Why We Say Yes

The problem was everywhere. University researchers building cryogenic detectors, quantum computing systems, and space instrumentation kept hitting the same wall: fabricators couldn't—or wouldn't—handle their requirements.

"We don't do non-standard connectors."

"Six-month lead time minimum."

"100-piece order minimum."

Grant cycles don't wait six months. Prototype projects don't need 100 pieces. And when your dilution refrigerator needs a reverse-twist NbTi assembly with SMA connectors, "we don't do that" isn't an answer—it's a roadblock.

Greg Schickling built CryoWeave to remove that roadblock. After two decades fabricating cryogenic assemblies for space missions and research institutions, he saw the pattern: the hardest projects—the ones requiring custom configurations, non-standard components, and university timelines—were getting rejected.

So he built a company that says yes.

Small batch? Yes. Custom alloy? Yes. Reverse twist with integrated thermal stages? Yes. Delivered in 60 days to match your grant deadline? Yes.

CryoWeave doesn't say yes to everything. We say yes to hard problems that require precision, expertise, and space-grade fabrication standards.

Space-Grade, University-Focused

Most fabricators optimize for volume. Large orders, standard configurations, predictable timelines. That model works for commercial manufacturing. It doesn't work for research.

CryoWeave optimizes for complexity. We're NASA, ESA, and CNES qualified because space missions demand the same thing university research demands: custom solutions that work the first time, built to exacting standards, delivered on a deadline.

IPC J-STD-001ES

Space applications electronic hardware requirements. Every solder joint, every connection, built to survive launch and deep space environments.

IPC-A-610 Class 3

High-reliability inspection criteria. Visual inspection standards that catch defects before they become failures in your cryostat.

IPC/WHMA-A-620

Cable and wire harness requirements. The fabrication standard that defines what "done right" means for critical assemblies.

We don't build to space-grade standards because we have to. We build to them because when your dark matter detector needs to operate at 10mK for three years, you can't afford to rebuild the wiring harness.

No Sales Reps, No Middlemen

When you contact CryoWeave, you talk to Greg. The engineer who will read your drawings. The fabricator who will build your assembly. The person who decides whether your timeline is achievable.

No sales rep translating technical requirements into a quote template. No account manager playing telephone between you and the shop floor. No layers that slow decisions and introduce errors.

You explain what you need. Greg tells you if it's possible, how long it will take, and what it will cost. If there's a problem with your design, you hear about it immediately—not three weeks into fabrication.

This model doesn't scale to 10,000 orders a year. It scales to the problems that matter: the physicist at Stanford who needs SMA connectors on a superconducting assembly in 60 days because the experiment goes live in March. The quantum computing lab at MIT that's tried three other fabricators and keeps getting "we can't do that."

Those projects need engineering decisions, not sales quotes. They need someone who understands why reverse twist matters, who knows which alloys superconduct at which temperatures, who's built enough dilution refrigerator assemblies to spot a thermal management problem in your schematic.

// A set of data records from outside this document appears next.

+    "v_mad_i64_i32 v[250:251], vcc, v176, v189, v[250:251]\n" \
+    "v_mad_i64_i32 v[248:249], vcc, v218, v184, v[248:249]\n" \
+    "v_and_b32_e64 v184, %101, v250\n" \
+    "v_ashrrev_i64 v[250:251], 26, v[250:251]\n" \
+    "v_and_b32_e64 v186, %101, v248\n" \
+    "v_ashrrev_i64 v[248:249], 26, v[248:249]\n" \
+    "v_mad_i64_i32 v[250:251], vcc, v209, %54, v[250:251]\n" \
+    "v_mad_i64_i32 v[248:249], vcc, v209, %59, v[248:249]\n" \
+    "v_mad_i64_i32 v[250:251], vcc, v172, %59, v[250:251]\n" \
+    "v_mad_i64_i32 v[248:249], vcc, v214, %54, v[248:249]\n" \
+    "v_mad_i64_i32 v[250:251], vcc, v210, %53, v[250:251]\n" \
+    "v_mad_i64_i32 v[248:249], vcc, v210, %58, v[248:249]\n" \
+    "v_mad_i64_i32 v[250:251], vcc, v173, %58, v[250:251]\n" \
+    "v_mad_i64_i32 v[248:249], vcc, v215, %53, v[248:249]\n" \
+    "v_mad_i64_i32 v[250:251], vcc, v211, %52, v[250:251]\n" \
+    "v_mad_i64_i32 v[248:249], vcc, v211, %57, v[248:249]\n" \
+    "v_mad_i64_i32 v[250:251], vcc, v174, %57, v[250:251]\n" \
+    "v_mad_i64_i32 v[248:249], vcc, v216, %52, v[248:249]\n" \
+    "v_mad_i64_i32 v[250:251], vcc, v212, %51, v[250:251]\n" \
+    "v_mad_i64_i32 v[248:249], vcc, v212, %56, v[248:249]\n" \
+    "v_mad_i64_i32 v[250:251], vcc, v175, %56, v[250:251]\n" \
+    "v_mad_i64_i32 v[248:249], vcc, v217, %51, v[248:249]\n" \
+    "v_mad_i64_i32 v[250:251], vcc, v213, %50, v[250:251]\n" \
+    "v_mad_i64_i32 v[248:249], vcc, v213, %55, v[248:249]\n" \
     "v_mad_i64_i32 v[250:251], vcc, v176, %55, v[250:251]\n" \
-    "v_mad_i64_i32 v[248:249], vcc, v217, %50, v[248:249]\n" \
+    "v_mad_i64_i32 v[248:249], vcc, v218, %50, v[248:249]\n" \
     "v_and_b32_e64 v172, %101, v250\n" \
     "v_ashrrev_i64 v[250:251], 26, v[250:251]\n" \
     "v_and_b32_e64 v173, %101, v248\n" \
@@ -4023,27 +4014,18 @@
     "v_bitop3_b32 v205, %90, %57, %67 bitop3:0xca\n" \
     "v_bitop3_b32 v206, %90, %58, %68 bitop3:0xca\n" \
     "v_bitop3_b32 v207, %90, %59, %69 bitop3:0xca\n" \
-    "v_xor_b32_e32 v208, %90, %80\n" \
-    "v_xor_b32_e32 v209, %90, %81\n" \
-    "v_xor_b32_e32 v210, %90, %82\n" \
-    "v_xor_b32_e32 v211, %90, %83\n" \
-    "v_xor_b32_e32 v212, %90, %84\n" \
-    "v_sub_u32_e32 v208, v208, %90\n" \
-    "v_sub_u32_e32 v209, v209, %90\n" \
-    "v_sub_u32_e32 v210, v210, %90\n" \
-    "v_sub_u32_e32 v211, v211, %90\n" \
-    "v_sub_u32_e32 v212, v212, %90\n" \
-    "v_xor_b32_e32 v213, %90, %85\n" \
-    "v_xor_b32_e32 v214, %90, %86\n" \
-    "v_xor_b32_e32 v215, %90, %87\n" \
-    "v_xor_b32_e32 v216, %90, %88\n" \
-    "v_xor_b32_e32 v217, %90, %89\n" \
-    "v_sub_u32_e32 v213, v213, %90\n" \
-    "v_sub_u32_e32 v214, v214, %90\n" \
-    "v_sub_u32_e32 v215, v215, %90\n" \
-    "v_sub_u32_e32 v216, v216, %90\n" \
-    "v_sub_u32_e32 v217, v217, %90\n" \
-    "v_sub_u32_e32 v218, 0, v183\n" \
+    "v_sub_u32_e64 v208, 0, %90\n" \
+    "v_xad_u32 v209, %80, %90, v208\n" \
+    "v_xad_u32 v210, %81, %90, v208\n" \
+    "v_xad_u32 v211, %82, %90, v208\n" \
+    "v_xad_u32 v212, %83, %90, v208\n" \
+    "v_xad_u32 v213, %84, %90, v208\n" \
+    "v_xad_u32 v214, %85, %90, v208\n" \
+    "v_xad_u32 v215, %86, %90, v208\n" \
+    "v_xad_u32 v216, %87, %90, v208\n" \
+    "v_xad_u32 v217, %88, %90, v208\n" \
+    "v_xad_u32 v218, %89, %90, v208\n" \
+    "v_sub_u32_e32 v208, 0, v183\n" \
     "v_sub_u32_e32 v219, 0, v184\n" \
     "v_sub_u32_e32 v220, 0, v185\n" \
     "v_sub_u32_e32 v221, 0, v186\n" \
@@ -4058,7 +4040,7 @@
     "v_lshlrev_b32_e64 v230, 3, v207\n" \
     "v_mad_i64_i32 v[250:251], vcc, v178, v193, 0\n" \
     "v_mad_i64_i32 v[248:249], vcc, v178, v203, 0\n" \
-    "v_mad_i64_i32 v[250:251], vcc, v218, v203, v[250:251]\n" \
+    "v_mad_i64_i32 v[250:251], vcc, v208, v203, v[250:251]\n" \
     "v_mad_i64_i32 v[248:249], vcc, v183, v193, v[248:249]\n" \
     "v_mad_i64_i32 v[250:251], vcc, v179, v226, v[250:251]\n" \
     "v_mad_i64_i32 v[248:249], vcc, v179, v230, v[248:249]\n" \
@@ -4082,7 +4064,7 @@
     "v_ashrrev_i64 v[248:249], 26, v[248:249]\n" \
     "v_mad_i64_i32 v[250:251], vcc, v178, v194, v[250:251]\n" \
     "v_mad_i64_i32 v[248:249], vcc, v178, v204, v[248:249]\n" \
-    "v_mad_i64_i32 v[250:251], vcc, v218, v204, v[250:251]\n" \
+    "v_mad_i64_i32 v[250:251], vcc, v208, v204, v[250:251]\n" \
     "v_mad_i64_i32 v[248:249], vcc, v183, v194, v[248:249]\n" \
     "v_mad_i64_i32 v[250:251], vcc, v179, v193, v[250:251]\n" \
     "v_mad_i64_i32 v[248:249], vcc, v179, v203, v[248:249]\n" \
@@ -4106,7 +4088,7 @@
     "v_ashrrev_i64 v[248:249], 26, v[248:249]\n" \
     "v_mad_i64_i32 v[250:251], vcc, v178, v195, v[250:251]\n" \
     "v_mad_i64_i32 v[248:249], vcc, v178, v205, v[248:249]\n" \
-    "v_mad_i64_i32 v[250:251], vcc, v218, v205, v[250:251]\n" \
+    "v_mad_i64_i32 v[250:251], vcc, v208, v205, v[250:251]\n" \
     "v_mad_i64_i32 v[248:249], vcc, v183, v195, v[248:249]\n" \
     "v_mad_i64_i32 v[250:251], vcc, v179, v194, v[250:251]\n" \
     "v_mad_i64_i32 v[248:249], vcc, v179, v204, v[248:249]\n" \
@@ -4130,7 +4112,7 @@
     "v_ashrrev_i64 v[248:249], 26, v[248:249]\n" \
     "v_mad_i64_i32 v[250:251], vcc, v178, v196, v[250:251]\n" \
     "v_mad_i64_i32 v[248:249], vcc, v178, v206, v[248:249]\n" \
-    "v_mad_i64_i32 v[250:251], vcc, v218, v206, v[250:251]\n" \
+    "v_mad_i64_i32 v[250:251], vcc, v208, v206, v[250:251]\n" \
     "v_mad_i64_i32 v[248:249], vcc, v183, v196, v[248:249]\n" \
     "v_mad_i64_i32 v[250:251], vcc, v179, v195, v[250:251]\n" \
     "v_mad_i64_i32 v[248:249], vcc, v179, v205, v[248:249]\n" \
@@ -4154,7 +4136,7 @@
     "v_ashrrev_i64 v[248:249], 26, v[248:249]\n" \
     "v_mad_i64_i32 v[250:251], vcc, v178, v197, v[250:251]\n" \
     "v_mad_i64_i32 v[248:249], vcc, v178, v207, v[248:249]\n" \
-    "v_mad_i64_i32 v[250:251], vcc, v218, v207, v[250:251]\n" \
+    "v_mad_i64_i32 v[250:251], vcc, v208, v207, v[250:251]\n" \
     "v_mad_i64_i32 v[248:249], vcc, v183, v197, v[248:249]\n" \
     "v_mad_i64_i32 v[250:251], vcc, v179, v196, v[250:251]\n" \
     "v_mad_i64_i32 v[248:249], vcc, v179, v206, v[248:249]\n" \
@@ -4325,11 +4307,11 @@
     "v_and_b32_e32 v171, %91, v248\n" \
     "v_alignbit_b32 v172, v249, v248, 26\n" \
     "v_add_u32_e32 v193, v193, v172\n" \
-    "v_sub_u32_e32 v172, 0, v213\n" \
-    "v_sub_u32_e32 v173, 0, v214\n" \
-    "v_sub_u32_e32 v174, 0, v215\n" \
-    "v_sub_u32_e32 v175, 0, v216\n" \
-    "v_sub_u32_e32 v176, 0, v217\n" \
+    "v_sub_u32_e32 v172, 0, v214\n" \
+    "v_sub_u32_e32 v173, 0, v215\n" \
+    "v_sub_u32_e32 v174, 0, v216\n" \
+    "v_sub_u32_e32 v175, 0, v217\n" \
+    "v_sub_u32_e32 v176, 0, v218\n" \
     "v_lshlrev_b32_e32 v177, 3, v234\n" \
     "v_lshlrev_b32_e32 v182, 3, v236\n" \
     "v_lshlrev_b32_e32 v183, 3, v238\n" \
@@ -4338,122 +4320,122 @@
     "v_lshlrev_b32_e32 v186, 3, v237\n" \
     "v_lshlrev_b32_e32 v188, 3, v239\n" \
     "v_lshlrev_b32_e32 v189, 3, v241\n" \
-    "v_mad_i64_i32 v[250:251], vcc, v208, v242, 0\n" \
-    "v_mad_i64_i32 v[248:249], vcc, v208, v243, 0\n" \
+    "v_mad_i64_i32 v[250:251], vcc, v209, v242, 0\n" \
+    "v_mad_i64_i32 v[248:249], vcc, v209, v243, 0\n" \
     "v_mad_i64_i32 v[250:251], vcc, v172, v243, v[250:251]\n" \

That's what you get when you talk directly to the fabricator.

Built on Trust, Not Marketing

CryoWeave doesn't advertise. We don't do trade shows. We don't have a sales team. Researchers find us because someone at NIST recommended us, or because their colleague at Caltech said "call Greg—he'll figure it out." That's how a fabrication shop should grow: one solved problem at a time.

Who We Work With

University Research Labs

Physics departments building cryogenic detectors, quantum computing facilities, astrophysics observatories. Grant-funded projects where timelines matter and standard fabricators say "no."

National Laboratories

NIST, national research facilities, government-funded physics programs. Projects that require space-grade fabrication standards and security-cleared handling.

Space Agencies

NASA, ESA, CNES. Telescope cryostat assemblies, satellite instrumentation, flight-proven components for missions where failure isn't an option.

What Makes CryoWeave Different

We Understand the Research Context

Grant cycles, publication deadlines, experiment timelines. University research doesn't operate on industrial manufacturing schedules. We built our process around your calendar, not ours.

We Welcome Complex Projects

Non-standard connectors, custom alloys, reverse twist configurations, integrated thermal management. The projects other fabricators reject are the ones we're built to handle.

We Deliver on Deadlines

60-day delivery isn't a marketing promise—it's how we schedule every custom order. When your experiment goes live in March, your assemblies will be there in January.

We Build It Right the First Time

Space-grade fabrication standards mean your assembly works at first cooldown. No rework, no troubleshooting thermal leaks, no discovering the solder joints failed at 4K.